Abends bestätigte ein Highstreet-Sprecher, dass die Gläubiger grundsätzlich den geforderten Mietsenkungen zugestimmt hätten. Auch Berggruen sah die Rettung in greifbarer Nähe. „Es sollte zu Ende kommen, so hoffe ich“, sagte Berggruen der Nachrichtenagentur dpa. Berggruen will alle 120 Karstadt-Filialen erhalten und 70 Millionen Euro investieren.

 

Stichwort: Mezzanine-Finanzierung
Beim Karstadt-Vermieter Highstreet spielt auch Mezzanine-Kapital eine wichtige Rolle. Rund 1,4 Milliarden Euro dieser Kapitalform sollen in das britische Konsortium geflossen sein.

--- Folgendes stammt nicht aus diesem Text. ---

int nbc_set_normalization(nbc_ctx* c, const float mean[3], const float stdv[3]) {
  if (!c || !mean || !stdv) return set_error(NBC_ERR_INVALID, "nbc_set_normalization: null argument");
  for (int i = 0; i < 3; ++i) { c->mean[i] = mean[i]; c->stdv[i] = stdv[i]; }
  return NBC_OK;
}

int nbc_set_conv_tile(nbc_ctx* c, int tile) {
  if (!c) return set_error(NBC_ERR_INVALID, "null context");
  if (tile < -1 || tile >= CONV_TILE_COUNT) return set_error(NBC_ERR_INVALID, "nbc_set_conv_tile: bad tile id");
  c->conv_tile = tile;
  return NBC_OK;
}

int nbc_set_keep_activations(nbc_ctx* c, int on) {
  if (!c) return set_error(NBC_ERR_INVALID, "null context");
  if (c->keep != (on != 0)) stash_plan(c);
  c->keep = on != 0;
  return NBC_OK;
}

int nbc_nonfinite_seen(nbc_ctx* c, int reset) {
  if (!c) return set_error(NBC_ERR_INVALID, "null context");
  if (!c->nonfinite) return 0;
  NBC_HIP(hipSetDevice(c->device));
  unsigned v = 0;
  NBC_HIP(hipDeviceSynchronize());
  NBC_HIP(hipMemcpy(&v, c->nonfinite, sizeof(v), hipMemcpyDeviceToHost));
  if (reset && v) NBC_HIP(hipMemset(c->nonfinite, 0, sizeof(v)));
  return v ? 1 : 0;
}

int nbc_nonfinite_peek_async(nbc_ctx* c, uint32_t* host_dst, void* hip_stream) {
  if (!c || !host_dst) return set_error(NBC_ERR_INVALID, "nbc_nonfinite_peek_async: null argument");
  NBC_HIP(hipSetDevice(c->device));
  {
    hipPointerAttribute_t at{};
    const hipError_t pe = hipPointerGetAttributes(&at, host_dst);
    if (pe != hipSuccess || at.type != hipMemoryTypeHost) {
      (void)hipGetLastError();
      return set_error(NBC_ERR_INVALID, "nbc_nonfinite_peek_async: host_dst must be pinned host memory (hipHostMalloc / hipHostRegister)");
    }
  }
  if (!c->nonfinite) { *host_dst = 0; return NBC_OK; }
  NBC_HIP(hipMemcpyAsync(host_dst, c->nonfinite, sizeof(uint32_t), hipMemcpyDeviceToHost, static_cast<hipStream_t>(hip_stream)));
  return NBC_OK;
}

int nbc_set_profiling(nbc_ctx* c, int on) {
  if (!c) return set_error(NBC_ERR_INVALID, "null context");
  c->profiling = on != 0;
  return NBC_OK;
}

int nbc_reserve(nbc_ctx* c, int N, int H, int W) {
  if (!c) return set_error(NBC_ERR_INVALID, "null context");
  if (c->precision < 0) return set_error(NBC_ERR_STATE, "nbc_reserve: no weights attached");
  if (N < 1 || H < 8 || W < 8) return set_error(NBC_ERR_INVALID, "nbc_reserve: need N>=1, H>=8, W>=8");
  if (c->bn_mode == NBC_BN_PER_IMAGE) {
    if (c->precision != NBC_PREC_FP32 || c->arch != kArchFcn)
      return set_error(NBC_ERR_STATE, "per-image BatchNorm statistics need NBC_PREC_FP32 weights of NBC_ARCH_FCN_RESNET50 attached");
    if (!c->bn_affine || c->bn_affine_count != nbc_arch_bn_affine_floats(c->arch))
      return set_error(NBC_ERR_STATE, "per-image BatchNorm statistics: no affine array of this architecture attached "
                                      "(nbc_attach_bn_affine)");
  }
  NBC_HIP(hipSetDevice(c->device));
  const PlanKey key = plan_key(c, N, H, W);
  if (same_shape(c->plan, key)) return NBC_OK;
  stash_plan(c);
  bool found = false;
  for (const Plan& p : c->plan_cache)
    if (same_shape(p, key)) { c->plan = p; found = true; break; }
  if (!found) {
    const std::string refused = build_plan(key, &c->plan);
    if (!refused.empty()) return set_error(NBC_ERR_INVALID, refused);
  }
  int rc = ensure_buffers(c);
  if (rc != NBC_OK) c->plan = Plan();
  return rc;
}

int nbc_forward(nbc_ctx* c, const void* x_dev, int x_dtype, int N, int H, int W,
                float* logits_lowres_dev, float* logits_full_dev, void* labels_dev, int labels_dtype,
                int64_t* counts_dev, int exclude_nodes, void* hip_stream) {
  if (!c || !x_dev) return set_error(NBC_ERR_INVALID, "nbc_forward: null argument");
  if (!c->weights) return set_error(NBC_ERR_STATE, "nbc_forward: no weights attached (load_state_dict first)");
  if (x_dtype != NBC_IN_F32_NCHW && x_dtype != NBC_IN_U8_NHWC) return set_error(NBC_ERR_INVALID, "nbc_forward: bad x_dtype");
  if (labels_dtype != NBC_LABEL_U8 && labels_dtype != NBC_LABEL_I64) return set_error(NBC_ERR_INVALID, "nbc_forward: bad labels_dtype");
  c->fwd_valid = false;
  int rc = nbc_reserve(c, N, H, W);
  if (rc != NBC_OK) return rc;
  hipStream_t s = static_cast<hipStream_t>(hip_stream);
  const Plan& P = c->plan;
  const int prec = c->precision;
  if (!c->nonfinite) {
    NBC_HIP(hipMalloc((void**)&c->nonfinite, 256));
    NBC_HIP(hipMemset(c->nonfinite, 0, 256));
  }

  const size_t nops = P.ops.size();
  constexpr size_t kMaxProfSets = 4096;
  std::vector<hipEvent_t>* evs = nullptr;
  if (c->profiling && c->prof_used < kMaxProfSets) {
    if (c->prof_used > 0 && c->prof_ops.size() != nops) c->prof_used = 0;
    if (c->prof_sets.size() <= c->prof_used) c->prof_sets.emplace_back();
    evs = &c->prof_sets[c->prof_used];
    while (evs->size() < nops + 1) {
      hipEvent_t ev;
      NBC_HIP(hipEventCreate(&ev));
      evs->push_back(ev);
    }
    c->prof_ops = P.ops;
    c->prof_arch = P.arch;
  }
  float* lowres = logits_lowres_dev ? logits_lowres_dev : c->lowres;

  if (evs) NBC_HIP(hipEventRecord((*evs)[0], s));
  for (size_t l = 0; l < nops; ++l) {
    const Op& o = P.ops[l];
    hipError_t e = hipSuccess;
    int rc = NBC_OK;
    switch (o.kind) {
      case OP_INGEST:
        if (x_dtype == NBC_IN_F32_NCHW)
          e = launch_ingest_f32(static_cast<const float*>(x_dev), c->bufs[o.out_buf], N, H, W, prec, s);
        else
          e = launch_ingest_u8(static_cast<const uint8_t*>(x_dev), c->bufs[o.out_buf], N, H, W, c->mean, c->stdv, prec, s);
        break;
      case OP_CONV: {
        int tile = c->conv_tile;
        if (!conv_tile_ok(prec, tile, o.Co, o.rows)) tile = o.tile;
        rc = launch_conv_op(c, o, N, tile, s, &e);
        if (rc != NBC_OK) return rc;
        break;
      }
      case OP_MAXPOOL:
        e = launch_maxpool3x3s2(c->bufs[o.in_buf], c->bufs[o.out_buf], N, o.Hi, o.Wi, o.Ci, o.Ho, o.Wo, prec, s);
        break;
      case OP_HEAD1X1: {
        const UnitPtrs p = unit_ptrs(c, o.unit);
        if (o.Ci != 512 && o.Ci != 256 && !is_effnet(c->arch))
          return set_error(NBC_ERR_STATE, "classifier.4 expects 512 or 256 input channels");
        unsigned long long* cz = counts_dev && 3 * N <= 256 ? reinterpret_cast<unsigned long long*>(counts_dev) : nullptr;
        if (is_effnet(c->arch) && o.Ci != 256)
          e = launch_head1x1_any(static_cast<const float*>(c->bufs[o.in_buf]), p.w, p.shift, lowres, N, o.Ho * o.Wo, o.Ci, cz,
                                 c->nonfinite, s);
        else if (o.Ci == 512)
          e = launch_head1x1(c->bufs[o.in_buf], p.w, p.shift, lowres, N, o.Ho * o.Wo, prec, cz, c->nonfinite, s);
        else
          e = launch_head1x1_c256(c->bufs[o.in_buf], p.w, p.shift, lowres, N, o.Ho * o.Wo, prec, cz, c->nonfinite, s);
        break;
      }
      case OP_ASPP_POOL: {
        const UnitPtrs p = unit_ptrs(c, o.unit);
        float* partial = static_cast<float*>(c->bufs[o.ws_buf]);
        float* mean = partial + (size_t)N * aspp_pool_slices(o.Hi * o.Wi) * o.Ci;
        e = launch_aspp_pool(c->bufs[o.in_buf], N, o.Hi * o.Wi, o.Ci, p.w, p.scale, p.shift, o.Co, partial, mean, c->bufs[o.out_buf],
                             prec, s);
        break;
      }
      case OP_CONCAT: {
        const void* br[4] = {c->bufs[o.cat_in[0]], c->bufs[o.cat_in[1]], c->bufs[o.cat_in[2]], c->bufs[o.cat_in[3]]};
        e = launch_aspp_concat(br, c->bufs[o.cat_in[4]], c->bufs[o.out_buf], N, o.Ho * o.Wo, prec, s);
        break;
      }
      case OP_BN_STATS:
      case OP_BN_APPLY: {
        const int hw = o.Ho * o.Wo;
        float* scale = reinterpret_cast<float*>(static_cast<unsigned char*>(c->bn_ws) +
                                                (size_t)N * bn_stats_slices(hw) * o.Co * 2 * sizeof(double));
        float* shift = scale + (size_t)N * o.Co;
        if (o.kind == OP_BN_STATS) {
          const float* gamma = c->bn_affine + o.affine_off;
          e = launch_bn_stats(static_cast<const float*>(c->bufs[o.out_buf]), N, hw, o.Co, gamma, gamma + o.Co, c->bn_ws, scale,
                              shift, s);
        } else {
          e = launch_bn_apply(static_cast<float*>(c->bufs[o.out_buf]), o.res_buf >= 0 ? static_cast<const float*>(c->bufs[o.res_buf]) : nullptr,
                              N, hw, o.Co, scale, shift, o.relu, s);
        }
        break;
      }
      case OP_DWCONV: {
        const UnitPtrs p = unit_ptrs(c, o.unit);
        const ConvUnit& u = conv_units(c->arch)[o.unit];
        DwArgs a{};
        a.x = static_cast<const float*>(c->bufs[o.in_buf]);
        a.w = p.w;
        a.scale = p.scale;
        a.shift = p.shift;
        a.y = static_cast<float*>(c->bufs[o.out_buf]);
        a.partial = static_cast<float*>(c->bufs[o.ws_buf]);
        a.N = N; a.Hi = o.Hi; a.Wi = o.Wi; a.C = o.Co; a.Ho = o.Ho; a.Wo = o.Wo;
        a.k = u.k; a.stride = u.stride; a.pad_t = u.pad; a.pad_l = u.pad; a.in_swish = u.in_swish ? 1 : 0;
        e = launch_dwconv(a, s);
        break;
      }
      case OP_SE_EXCITE: {
        const UnitPtrs pr = unit_ptrs(c, o.unit), pe = unit_ptrs(c, o.aux_unit);
        const ConvUnit& ur = conv_units(c->arch)[o.unit];
        e = launch_se_excite(static_cast<const float*>(c->bufs[o.in_buf]), N, o.tiles, o.Co, o.Hi * o.Wi, pr.w, pr.shift, ur.cout,
                             pe.w, pe.shift, static_cast<float*>(c->bufs[o.out_buf]), s);
        break;
      }
      case OP_GATE_WEIGHTS:
        e = launch_gate_weights(unit_ptrs(c, o.unit).w, static_cast<const float*>(c->bufs[o.gate_buf]),
                                static_cast<float*>(c->bufs[o.ws_buf]), N, o.Co, o.Ci, s);
        break;
      case OP_SWISH:
        e = launch_swish(static_cast<float*>(c->bufs[o.out_buf]), (size_t)N * o.Ho * o.Wo * o.Co, s);
        break;
      case OP_POOL_ANY: {
        const UnitPtrs p = unit_ptrs(c, o.unit);
        e = launch_pool_any(static_cast<const float*>(c->bufs[o.in_buf]), N, o.Hi * o.Wi, o.Ci, p.w, p.scale, p.shift, o.Co,
                            static_cast<float*>(c->bufs[o.ws_buf]), static_cast<float*>(c->bufs[o.out_buf]), s);
        break;
      }
      case OP_UPSAMPLE:
        if (counts_dev && 3 * N > 256) {
          e = hipMemsetAsync(counts_dev, 0, sizeof(int64_t) * 3 * N, s);
          if (e != hipSuccess) break;
        }
        if (logits_full_dev || labels_dev || counts_dev)
          e = launch_upsample_argmax(lowres, N, P.h, P.w, H, W, logits_full_dev, labels_dev,
                                     labels_dtype == NBC_LABEL_I64 ? 1 : 0,
                                     reinterpret_cast<unsigned long long*>(counts_dev), exclude_nodes, s);
        break;
    }
    if (e != hipSuccess)
      return set_error(NBC_ERR_HIP, "launch of " + o.name + " failed: " + hipGetErrorString(e));
    if (evs) NBC_HIP(hipEventRecord((*evs)[l + 1], s));
  }
  if (evs) ++c->prof_used;
  c->fwd_valid = true;
  c->fwd_N = N; c->fwd_H = H; c->fwd_W = W;
  return NBC_OK;
}

}

static int collect_profile(nbc_ctx* c) {
  if (c->prof_used == 0) return NBC_OK;
  const auto& units = conv_units(c->prof_arch);
  const size_t nops = c->prof_ops.size();
  NBC_HIP(hipEventSynchronize(c->prof_sets[c->prof_used - 1][nops]));
  c->records.assign(nops, nbc_op_record{});
  std::vector<double> sum(nops, 0.0);
  for (size_t i = 0; i < nops; ++i)
    for (size_t k = 0; k < c->prof_used; ++k) {
      float ms = 0.f;
      NBC_HIP(hipEventElapsedTime(&ms, c->prof_sets[k][i], c->prof_sets[k][i + 1]));
      sum[i] += ms;
    }
  for (size_t i = 0; i < nops; ++i) {
    const Op& o = c->prof_ops[i];
    nbc_op_record& r = c->records[i];
    std::snprintf(r.name, sizeof(r.name), "%s", o.name.c_str());
    std::snprintf(r.kernel, sizeof(r.kernel), "%s", kernel_name(o.kind));
    r.ms = (float)(sum[i] / (double)c->prof_used);
    r.calls = (int32_t)c->prof_used;
    r.launches = o.kind == OP_ASPP_POOL ? 3 : (o.kind == OP_BN_STATS ? 2 : o.launches);
    r.flops = o.flops;
    r.bytes = o.bytes;
    r.kh = r.kw = (o.kind == OP_CONV || o.kind == OP_HEAD1X1) ? units[o.unit].k : 0;
    r.cout = o.Co;
  }
  c->prof_used = 0;
  return NBC_OK;
}

struct DropoutLayout {
  size_t lowres, labels, parent, size, bg, total;
};
static DropoutLayout dropout_layout(int N, int H, int W, int h, int w, int draws) {
  const size_t I = (size_t)draws * N, px = I * H * W;
  Carver ws;
  const size_t lowres = ws.take(12 * I * h * w), labels = ws.take(px);
  const size_t parent = ws.take(4 * px), size = ws.take(4 * px), bg = ws.take(px);
  return {lowres, labels, parent, size, bg, ws.offset};
}

extern "C" {

int nbc_autotune(nbc_ctx* c, const void* x_dev, int x_dtype, int N, int H, int W, int reps, int objective,
                 void* hip_stream) {
  if (!c || !x_dev) return set_error(NBC_ERR_INVALID, "nbc_autotune: null argument");
  if (reps < 1) reps = 3;
  hipStream_t s = static_cast<hipStream_t>(hip_stream);
  int rc = nbc_forward(c, x_dev, x_dtype, N, H, W, nullptr, nullptr, nullptr, NBC_LABEL_U8, nullptr, 0, hip_stream);
  if (rc != NBC_OK) return rc;
  NBC_HIP(hipStreamSynchronize(s));
  c->fwd_valid = false;
  hipEvent_t e0, e1;
  NBC_HIP(hipEventCreate(&e0));
  NBC_HIP(hipEventCreate(&e1));
  Plan& P = c->plan;
  for (size_t oi = 0; oi < P.ops.size(); ++oi) {
    Op& o = P.ops[oi];
    if (o.kind != OP_CONV) continue;
    float best_ms = 1e30f;
    int best = o.tile;
    for (int tile = 0; tile < CONV_TILE_COUNT; ++tile) {
      if (!conv_tile_ok(c->precision, tile, o.Co, o.rows)) continue;
      hipError_t e = hipSuccess;
      rc = launch_conv_op(c, o, N, tile, s, &e);
      if (rc != NBC_OK || e != hipSuccess) continue;
      (void)hipEventRecord(e0, s);
      for (int k = 0; k < reps; ++k) (void)launch_conv_op(c, o, N, tile, s, &e);
      (void)hipEventRecord(e1, s);
      if (hipEventSynchronize(e1) != hipSuccess) continue;
      float ms = 0.f;
      if (hipEventElapsedTime(&ms, e0, e1) != hipSuccess) continue;
      if (objective == 1) {
        const int tiles = ((N * o.Ho * o.Wo + conv_tile_rows(tile) - 1) / conv_tile_rows(tile)) * (o.Co / conv_tile_cols(tile));
        if (tiles < 256) ms *= (float)tiles / 256.0f;
      }
      if (ms < best_ms) { best_ms = ms; best = tile; }
    }
    o.tile = best;
  }
  (void)hipEventDestroy(e0);
  (void)hipEventDestroy(e1);
  return NBC_OK;
}

int nbc_get_plan_tiles(nbc_ctx* c, int32_t* tiles, int capacity) {
  if (!c || !tiles) return set_error(NBC_ERR_INVALID, "nbc_get_plan_tiles: null argument");
  int n = 0;
  for (const Op& o : c->plan.ops)
    if (o.kind == OP_CONV) { if (n < capacity) tiles[n] = o.tile; ++n; }
  return n;
}

int nbc_default_conv_tile(int M, int Cout, int K, int precision) {
  if (M < 1 || Cout < 1 || K < 1) return -1;
  return choose_conv_tile(M, Cout, K, precision, 0);
}

int nbc_set_plan_tiles(nbc_ctx* c, const int32_t* tiles, int n) {
  if (!c || !tiles) return set_error(NBC_ERR_INVALID, "nbc_set_plan_tiles: null argument");
  int convs = 0;
  for (const Op& o : c->plan.ops) convs += o.kind == OP_CONV;
  if (convs == 0) return set_error(NBC_ERR_STATE, "nbc_set_plan_tiles: no plan (nbc_reserve first)");
  if (n != convs) return set_error(NBC_ERR_INVALID, "nbc_set_plan_tiles: the plan has " + std::to_string(convs) + " convolutions");
  int k = 0;
  for (const Op& o : c->plan.ops) {
    if (o.kind != OP_CONV) continue;
    const int t = tiles[k++];
    if (!conv_tile_ok(c->precision, t, o.Co, o.rows))
      return set_error(NBC_ERR_INVALID, "nbc_set_plan_tiles: tile " + std::to_string(t) + " does not fit " + o.name);
  }
  k = 0;
  for (Op& o : c->plan.ops)
    if (o.kind == OP_CONV) o.tile = tiles[k++];
  return NBC_OK;
}

int nbc_upsample_argmax(nbc_ctx* c, const float* lowres, int N, int h, int w, int H, int W,
                        float* logits_full_dev, void* labels_dev, int labels_dtype,
                        int64_t* counts_dev, int exclude_nodes, void* hip_stream) {
  if (!c || !lowres) return set_error(NBC_ERR_INVALID, "nbc_upsample_argmax: null argument");
  if (N < 1 || h < 1 || w < 1 || H < 1 || W < 1) return set_error(NBC_ERR_INVALID, "nbc_upsample_argmax: bad shape");
  if (labels_dtype != NBC_LABEL_U8 && labels_dtype != NBC_LABEL_I64) return set_error(NBC_ERR_INVALID, "nbc_upsample_argmax: bad labels_dtype");
  NBC_HIP(hipSetDevice(c->device));
  hipStream_t s = static_cast<hipStream_t>(hip_stream);
  if (counts_dev) NBC_HIP(hipMemsetAsync(counts_dev, 0, sizeof(int64_t) * 3 * N, s));
  NBC_HIP(launch_upsample_argmax(lowres, N, h, w, H, W, logits_full_dev, labels_dev,
                                 labels_dtype == NBC_LABEL_I64 ? 1 : 0,
                                 reinterpret_cast<unsigned long long*>(counts_dev), exclude_nodes, s));
  return NBC_OK;
}

int nbc_remove_small_zones(nbc_ctx* c, void* labels_dev, int labels_dtype, int N, int H, int W, int min_pixels,
                           int exclude_nodes, int64_t* counts_dev, void* hip_stream) {
  if (!c || !labels_dev) return set_error(NBC_ERR_INVALID, "nbc_remove_small_zones: null argument");
  if (N < 1 || N > 65535 || H < 1 || W < 1 || min_pixels < 0) return set_error(NBC_ERR_INVALID, "nbc_remove_small_zones: bad shape");
  if (labels_dtype != NBC_LABEL_U8 && labels_dtype != NBC_LABEL_I64) return set_error(NBC_ERR_INVALID, "nbc_remove_small_zones: bad labels_dtype");
  NBC_HIP(hipSetDevice(c->device));
  const size_t px = (size_t)N * H * W;
  if (px > c->zones_px) {
    size_t cap = std::max(px, c->zones_px + c->zones_px / 2);
    if (c->zones_ws) { NBC_HIP(hipFree(c->zones_ws)); c->zones_ws = nullptr; c->zones_px = 0; }
    if (hipMalloc(&c->zones_ws, cap * 9 + 256) != hipSuccess) {
      (void)hipGetLastError();
      cap = px;
      NBC_HIP(hipMalloc(&c->zones_ws, cap * 9 + 256));
    }
    c->zones_px = cap;
  }
  int* parent = static_cast<int*>(c->zones_ws);
  int* size = parent + px;
  unsigned char* bg = reinterpret_cast<unsigned char*>(size + px);
  NBC_HIP(launch_remove_small_zones(labels_dev, labels_dtype == NBC_LABEL_I64 ? 1 : 0, N, H, W, min_pixels, exclude_nodes, bg,
                                    parent, size, reinterpret_cast<unsigned long long*>(counts_dev),
                                    static_cast<hipStream_t>(hip_stream)));
  return NBC_OK;
}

Der Begriff Mezzanine ist vom italienischen Wort für Zwischengeschoss abgeleitet. Das sogenannte Mezzanine-Kapital ist eine Finanzierung, die zwischen Fremd- und Eigenkapital liegt.
Banken oder andere Geldgeber stellen einem Unternehmen flüssige Mittel zur Verfügung, sie beteiligen sich allerdings nicht direkt an dem Unternehmen – und sie haften also auch nicht voll.
Andererseits sind sie auch keine regulären Gläubiger, da sie kein „normales“ erstrangiges Darlehen vergeben. Dementsprechend sind ihre Darlehen in der Regel auch nicht direkt mit Vermögenswerten wie Immobilien besichert – ihre Mezzanine-Finanzierung ist nachrangig. Im Fall einer Insolvenz werden sie also erst nach den klassischen Gläubigern wie Banken, die Kredite vergeben haben, bedient. Dafür erhalten sie wiederum eine höhere Verzinsung ihres Einsatzes.